Un hiatus d’une année, voilà ce qu’il a fallu à Louie pour revenir avec l’inspiration et le culot gonflés à bloc. L’humoriste, scénariste, réalisateur et producteur dépeint avec talent et non sans ironie un quotidien fait de banalité, de moments gênants, de victoires, de défaites, d’absurdité, mais aussi et surtout d’amour, le thème central de cette quatrième saison. L’humour se fait encore plus subtil, pour ne pas dire discret, l’absurdité est poussée à son paroxysme et le résultat est le même que les années précédentes : Louie est encore et toujours l’une des meilleures séries comiques et dépressives du moment.
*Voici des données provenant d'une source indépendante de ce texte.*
__device__ __forceinline__ uint2 pd_h4(uint32_t w0, uint32_t w1, uint32_t w2) {
    const int b0 = w0 & 255u, b1 = (w0 >> 8) & 255u, b2 = (w0 >> 16) & 255u, b3 = w0 >> 24, b4 = w1 & 255u, b5 = (w1 >> 8) & 255u,
              b6 = (w1 >> 16) & 255u, b7 = w1 >> 24, b8 = w2 & 255u, b9 = (w2 >> 8) & 255u, b10 = (w2 >> 16) & 255u;
    const uint32_t h0 = (uint32_t)(b0 + 4 * b1 + 6 * b2 + 4 * b3 + b4), h1 = (uint32_t)(b2 + 4 * b3 + 6 * b4 + 4 * b5 + b6);
    const uint32_t h2 = (uint32_t)(b4 + 4 * b5 + 6 * b6 + 4 * b7 + b8), h3 = (uint32_t)(b6 + 4 * b7 + 6 * b8 + 4 * b9 + b10);
    uint2 o; o.x = h0 | (h1 << 16); o.y = h2 | (h3 << 16);
    return o;
}
__device__ __forceinline__ uint32_t pd_v4(uint2 r0, uint2 r1, uint2 r2, uint2 r3, uint2 r4) {
    const uint32_t lo = (r0.x + r4.x) + 4u * (r1.x + r3.x) + 6u * r2.x + 0x00800080u;
    const uint32_t hi = (r0.y + r4.y) + 4u * (r1.y + r3.y) + 6u * r2.y + 0x00800080u;
    return ((lo >> 8) & 255u) | ((lo >> 24) << 8) | (((hi >> 8) & 255u) << 16) | ((hi >> 24) << 24);
}
__device__ __forceinline__ void pd_store4(uint8_t *row, int x, int w, uint32_t px) {
    if (x + 3 < w) *reinterpret_cast<pd_u32u *>(row + x) = px;
    else for (int k = 0; x + k < w; ++k) row[x + k] = (uint8_t)(px >> (8 * k));
}
__device__ __forceinline__ void pd_fill_halo(uint8_t *plane, int stride, int rows, int cols, int y_base, int x_base, int w, int h, int tid) {
    for (int i = tid; i < 4 * rows; i += 256) {
        const int r = i >> 2, q = i & 3;
        const int x = q < 2 ? q - 2 : w + q - 2, y = y_base + r;
        const int c = x - x_base;
        if (c < 0 || c >= cols || y < -2 || y > h + 1) continue;
        const int ys = reflect101(y, h) - y_base, xs = reflect101(x, w) - x_base;
        if (ys < 0 || ys >= rows || xs < 0 || xs >= cols) continue;
        plane[r * stride + 4 + c] = plane[ys * stride + 4 + xs];
    }
    for (int i = tid; i < 4 * cols; i += 256) {
        const int q = i / cols, c = i - q * cols;
        const int y = q < 2 ? q - 2 : h + q - 2, x = x_base + c;
        const int r = y - y_base;
        if (r < 0 || r >= rows || x < 0 || x >= w) continue;
        const int ys = reflect101(y, h) - y_base;
        if (ys < 0 || ys >= rows) continue;
        plane[r * stride + 4 + c] = plane[ys * stride + 4 + c];
    }
}
}

__global__ __launch_bounds__(256) void k_pyr_down3(const Pyr3Job *jobs, int n_jobs, int tiles_x, int tiles_y) {
    const int tiles = tiles_x * tiles_y;
    const int bx = blockIdx.x & 7, bq = blockIdx.x >> 3;
    const int ji = bx + 8 * (bq / tiles), tile = bq - (bq / tiles) * tiles;
    if (ji >= n_jobs) return;
    const Pyr3Job job = jobs[ji];
    const int w0 = job.w0, h0 = job.h0, w1 = (w0 + 1) >> 1, h1 = (h0 + 1) >> 1, w2 = (w1 + 1) >> 1, h2 = (h1 + 1) >> 1, w3 = (w2 + 1) >> 1, h3 = (h2 + 1) >> 1;
    const int ty = tile / tiles_x, tx = tile - ty * tiles_x;
    const int x3_0 = tx * P3_TW, y3_0 = ty * P3_TH;
    if (x3_0 >= w3 || y3_0 >= h3) return;
    __shared__ __attribute__((aligned(16))) uint16_t s_h0[P3_R0H][P3_P1W];
    __shared__ __attribute__((aligned(16))) uint8_t s_p1[P3_R1H][P3_P1S];
    __shared__ __attribute__((aligned(16))) uint16_t s_h1[P3_R1H][P3_P2W];
    __shared__ __attribute__((aligned(16))) uint8_t s_p2[P3_R2H][P3_P2S];
    __shared__ __attribute__((aligned(16))) uint16_t s_h2[P3_R2H][P3_TW];
    const int tid = threadIdx.x;
    const int x1b = 4 * x3_0 - 8, y1b = 4 * y3_0 - 6, y0b = 8 * y3_0 - 14;
    const int x2b = 2 * x3_0 - 4, y2b = 2 * y3_0 - 2;
    {
        const int pa = max(0, -y0b), pb = min(P3_R0H, h0 - y0b);
        constexpr int NG = P3_P1W / 4;
        int ga = (1 - x1b + 3) >> 2; ga = ga < 0 ? 0 : ga;
        int gb = min(min((w1 - 4 - x1b) >> 2, (w0 - 10 - 2 * x1b) >> 3) + 1, NG);
        if (w1 - 4 - x1b < 0 || w0 - 10 - 2 * x1b < 0) gb = 0;
        if (gb < ga) gb = ga;
        const int ng = gb - ga, n_fast = (pb - pa) * ng;
        const unsigned inv = ng > 0 ? (65536u + (unsigned)ng - 1u) / (unsigned)ng : 0u;
        constexpr int MAXIT = (P3_R0H * NG + 255) / 256;
        uint32_t la[MAXIT], lb[MAXIT], lc[MAXIT];
#pragma unroll
        for (int it = 0; it < MAXIT; ++it) {
            const int idx = tid + 256 * it;
            la[it] = lb[it] = lc[it] = 0u;
            if (idx < n_fast) {
                const int pr = (int)(((unsigned)idx * inv) >> 16), g = ga + idx - pr * ng, p = pa + pr;
                const uint8_t *q = job.src + (size_t)(y0b + p) * w0 + (2 * (x1b + 4 * g) - 2);
                la[it] = *reinterpret_cast<const pd_u32u *>(q); lb[it] = *reinterpret_cast<const pd_u32u *>(q + 4); lc[it] = *reinterpret_cast<const pd_u32u *>(q + 8);
            }
        }
#pragma unroll
        for (int it = 0; it < MAXIT; ++it) {
            const int idx = tid + 256 * it;
            if (idx < n_fast) {
                const int pr = (int)(((unsigned)idx * inv) >> 16), g = ga + idx - pr * ng, p = pa + pr;
                *reinterpret_cast<uint2 *>(&s_h0[p][4 * g]) = pd_h4(la[it], lb[it], lc[it]);
            }
        }
        const int n_edge = NG - ng, n_slow = (pb - pa) * n_edge;
        for (int idx = tid; idx < n_slow; idx += 256) {
            const int pr = idx / n_edge, e = idx - pr * n_edge, g = e < ga ? e : gb + (e - ga), p = pa + pr;
            const uint8_t *row = job.src + (size_t)(y0b + p) * w0;
#pragma unroll
            for (int j = 0; j < 4; ++j) {
                const int x1 = x1b + 4 * g + j;
                if (x1 < 0 || x1 >= w1) continue;
                const int c = 2 * x1;
                s_h0[p][4 * g + j] = (uint16_t)(row[reflect101(c - 2, w0)] + 4 * row[reflect101(c - 1, w0)] + 6 * row[reflect101(c, w0)] +
                                                4 * row[reflect101(c + 1, w0)] + row[reflect101(c + 2, w0)]);
            }
        }
    }
    __syncthreads();
    {
        const int ra = max(0, -y1b), rb = min(P3_R1H, h1 - y1b);
        constexpr int NG = P3_P1W / 4;
        const int n = (rb - ra) * NG;
        for (int idx = tid; idx < n; idx += 256) {
            const int rr = idx / NG, g = idx - rr * NG, r = ra + rr;
            const int y1 = y1b + r, x1 = x1b + 4 * g;
            if (x1 + 3 < 0 || x1 >= w1) continue;
            uint2 v[5];
#pragma unroll
            for (int k = 0; k < 5; ++k) {
                const int p = min(max(reflect101(2 * y1 - 2 + k, h0) - y0b, 0), P3_R0H - 1);
                v[k] = *reinterpret_cast<const uint2 *>(&s_h0[p][4 * g]);
            }
            const uint32_t px = pd_v4(v[0], v[1], v[2], v[3], v[4]);
            *reinterpret_cast<uint32_t *>(&s_p1[r][4 + 4 * g]) = px;
            if (r >= 6 && r < 6 + 4 * P3_TH && g >= 2 && g < 2 + P3_TW && x1 >= 0) pd_store4(job.d1 + (size_t)y1 * w1, x1, w1, px);
        }
    }
    __syncthreads();
    const bool edge1 = x1b < 0 || y1b < 0 || x1b + P3_P1W > w1 || y1b + P3_R1H > h1;
    if (edge1) { pd_fill_halo(&s_p1[0][0], P3_P1S, P3_R1H, P3_P1W, y1b, x1b, w1, h1, tid); __syncthreads(); }
    {
        constexpr int NG = P3_P2W / 4;
        const int ra = max(0, -2 - y1b), rb = min(P3_R1H, h1 + 2 - y1b);
        const int n = (rb - ra) * NG;
        for (int idx = tid; idx < n; idx += 256) {
            const int rr = idx / NG, g = idx - rr * NG, r = ra + rr;
            const uint32_t *q = reinterpret_cast<const uint32_t *>(&s_p1[r][8 * g]);
            const uint32_t d0 = q[0], d1 = q[1], d2 = q[2], d3 = q[3];
            *reinterpret_cast<uint2 *>(&s_h1[r][4 * g]) = pd_h4(__builtin_amdgcn_alignbyte(d1, d0, 2), __builtin_amdgcn_alignbyte(d2, d1, 2), __builtin_amdgcn_alignbyte(d3, d2, 2));
        }
    }
    __syncthreads();
    {
        constexpr int NG = P3_P2W / 4;
        const int ra = max(0, -y2b), rb = min(P3_R2H, h2 - y2b);
        const int n = (rb - ra) * NG;
        for (int idx = tid; idx < n; idx += 256) {
            const int rr = idx / NG, g = idx - rr * NG, r = ra + rr;
            const int y2 = y2b + r, x2 = x2b + 4 * g;
            if (x2 + 3 < 0 || x2 >= w2) continue;
            uint2 v[5];
#pragma unroll
            for (int k = 0; k < 5; ++k) v[k] = *reinterpret_cast<const uint2 *>(&s_h1[2 * r + k][4 * g]);
            const uint32_t px = pd_v4(v[0], v[1], v[2], v[3], v[4]);
            *reinterpret_cast<uint32_t *>(&s_p2[r][4 + 4 * g]) = px;
            if (r >= 2 && r < 2 + 2 * P3_TH && g >= 1 && g < 1 + P3_TW / 2 && x2 >= 0) pd_store4(job.d2 + (size_t)y2 * w2, x2, w2, px);
        }
    }
    __syncthreads();
    const bool edge2 = x2b < 0 || y2b < 0 || x2b + P3_P2W > w2 || y2b + P3_R2H > h2;
    if (edge2) { pd_fill_halo(&s_p2[0][0], P3_P2S, P3_R2H, P3_P2W, y2b, x2b, w2, h2, tid); __syncthreads(); }
    {
        constexpr int NG = P3_TW / 4;
        const int ra = max(0, -2 - y2b), rb = min(P3_R2H, h2 + 2 - y2b);
        const int n = (rb - ra) * NG;
        for (int idx = tid; idx < n; idx += 256) {
            const int rr = idx / NG, g = idx - rr * NG, r = ra + rr;
            const uint32_t *q = reinterpret_cast<const uint32_t *>(&s_p2[r][4 + 8 * g]);
            const uint32_t d0 = q[0], d1 = q[1], d2 = q[2], d3 = q[3];
            *reinterpret_cast<uint2 *>(&s_h2[r][4 * g]) = pd_h4(__builtin_amdgcn_alignbyte(d1, d0, 2), __builtin_amdgcn_alignbyte(d2, d1, 2), __builtin_amdgcn_alignbyte(d3, d2, 2));
        }
    }
    __syncthreads();
    {
        constexpr int NG = P3_TW / 4;
        const int rb = min(P3_TH, h3 - y3_0);
        const int n = rb * NG;
        for (int idx = tid; idx < n; idx += 256) {
            const int r = idx / NG, g = idx - r * NG;
            const int x3 = x3_0 + 4 * g;
            if (x3 >= w3) continue;
            uint2 v[5];
#pragma unroll
            for (int k = 0; k < 5; ++k) v[k] = *reinterpret_cast<const uint2 *>(&s_h2[2 * r + k][4 * g]);
            pd_store4(job.d3 + (size_t)(y3_0 + r) * w3, x3, w3, pd_v4(v[0], v[1], v[2], v[3], v[4]));
        }
    }
}

extern "C" void fe_launch_pyr_down3(const Pyr3Job *jobs_dev, int n_jobs, int max_w0, int max_h0, hipStream_t st) {
    const int w3 = (((max_w0 + 1) / 2 + 1) / 2 + 1) / 2, h3 = (((max_h0 + 1) / 2 + 1) / 2 + 1) / 2;
    const int tiles_x = (w3 + P3_TW - 1) / P3_TW, tiles_y = (h3 + P3_TH - 1) / P3_TH;
    hipLaunchKernelGGL(k_pyr_down3, dim3(8 * ((n_jobs + 7) / 8) * tiles_x * tiles_y), dim3(256), 0, st, jobs_dev, n_jobs, tiles_x, tiles_y);
}

#define DET_BORDER 8
#define DS_LANES 14
#define DS_COLS (4 * DS_LANES)

__device__ __forceinline__ unsigned long long det_key(unsigned int gen, int score, unsigned int order) {
    return ((unsigned long long)gen << 56) | ((unsigned long long)(unsigned int)score << 32) | (0xFFFFFFFFu - order);
}

__device__ __forceinline__ unsigned int isqrt48(unsigned long long v, double vd) {
    unsigned int r = (unsigned int)__builtin_amdgcn_sqrt(vd);
    while ((unsigned long long)r * r > v) --r;
    while ((unsigned long long)(r + 1) * (r + 1) <= v) ++r;
    return r;
}

template <int CTRL> __device__ __forceinline__ int det_dpp0(int v) { return __builtin_amdgcn_update_dpp(0, v, CTRL, 0xf, 0xf, true); }
template <int CTRL> __device__ __forceinline__ unsigned long long det_dpp0_64(unsigned long long v) {
    const unsigned int lo = (unsigned int)det_dpp0<CTRL>((int)(unsigned int)v), hi = (unsigned int)det_dpp0<CTRL>((int)(unsigned int)(v >> 32));
    return ((unsigned long long)hi << 32) | lo;
}

typedef short det_v2s __attribute__((ext_vector_type(2)));
__device__ __forceinline__ int det_dot2(int a, int b) { return __builtin_amdgcn_sdot2(__builtin_bit_cast(det_v2s, a), __builtin_bit_cast(det_v2s, b), 0, true); }
__device__ __forceinline__ int det_pksub(uint32_t a, uint32_t b) { return __builtin_bit_cast(int, (det_v2s)(__builtin_bit_cast(det_v2s, a) - __builtin_bit_cast(det_v2s, b))); }

__device__ __forceinline__ void det_hsum(int P01, int P23, int p0, int p2, int H[4]) {
    const int S = P01 + P23;
    H[0] = S + det_dpp0<0x101>(S);
    H[2] = H[0] + (det_dpp0<0x102>(P01) - P01);
    H[1] = H[0] + (det_dpp0<0x102>(p0) - p0);
    H[3] = H[2] + (det_dpp0<0x102>(p2) - p2);
}

struct DetPix { uint32_t lo, hi; };

__device__ __forceinline__ void det_hrow(uint32_t up, DetPix mid, uint32_t dn, int Ha[4], int Hb[4], int Hc[4]) {
    const uint32_t rn = (uint32_t)det_dpp0<0x101>((int)mid.hi);
    const uint32_t m01 = __builtin_amdgcn_perm(mid.hi, mid.lo, 0x0c040c03u);
    const uint32_t m23 = __builtin_amdgcn_perm(0u, mid.hi, 0x0c020c01u);
    const uint32_t m45 = __builtin_amdgcn_perm(rn, mid.hi, 0x0c040c03u);
    const int D01 = det_pksub(m23, m01), D23 = det_pksub(m45, m23);
    const int E01 = det_pksub(__builtin_amdgcn_perm(0u, dn, 0x0c010c00u), __builtin_amdgcn_perm(0u, up, 0x0c010c00u));
    const int E23 = det_pksub(__builtin_amdgcn_perm(0u, dn, 0x0c030c02u), __builtin_amdgcn_perm(0u, up, 0x0c030c02u));
    const int D0 = D01 & 0xffff, D2 = D23 & 0xffff, E0 = E01 & 0xffff, E2 = E23 & 0xffff;
    det_hsum(det_dot2(D01, D01), det_dot2(D23, D23), det_dot2(D0, D01), det_dot2(D2, D23), Ha);
    det_hsum(det_dot2(D01, E01), det_dot2(D23, E23), det_dot2(D0, E01), det_dot2(D2, E23), Hb);
    det_hsum(det_dot2(E01, E01), det_dot2(E23, E23), det_dot2(E0, E01), det_dot2(E2, E23), Hc);
}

Louie C.K, ça vous dit quelque chose ? Si ce n’est pas le cas, il est temps de se mettre à la page, d’effectuer une petite recherche Google et de se délecter de ses meilleurs sketchs sur Youtube. Barre de rire assuré, t’as vu, pas la peine de nous remercier, c’est gratuit. Puis tant qu’on y est, enchainez les trois saisons de sa série éponyme, ça nous évitera de vous rappeler encore et encore à quel point elles sont exceptionnelles et vous aurez moins l’impression de passer à côté d’un petit bijou de la télévision ricaine. Parce que Louie fait des choses les plus banales de la vie, des moments absurdes, parfois étranges, sans que l’on parvienne vraiment à déterminer si le comique tente de faire passer un message ou s’il se contente juste de montrer le non-sens tel qu’il est. Le désarroi du personnage est aussi celui du spectateur, comme lorsque sa fille cadette déraille quand elle ne sait plus si elle est éveillée ou en plein rêve. C’est par ailleurs l’un des meilleurs épisodes de la saison, conclu par un discours de sa fille sur le système scolaire d’une maturité inquiétante. Est-ce qu’il s’agit d’une réflexion profonde sur notre quotidien ou tout simplement une gigantesque moquerie ? La question ne trouvera sûrement jamais de réponse, mais dans les deux éventualités, la série éponyme de Louie C.K excelle dans absolument tous les domaines.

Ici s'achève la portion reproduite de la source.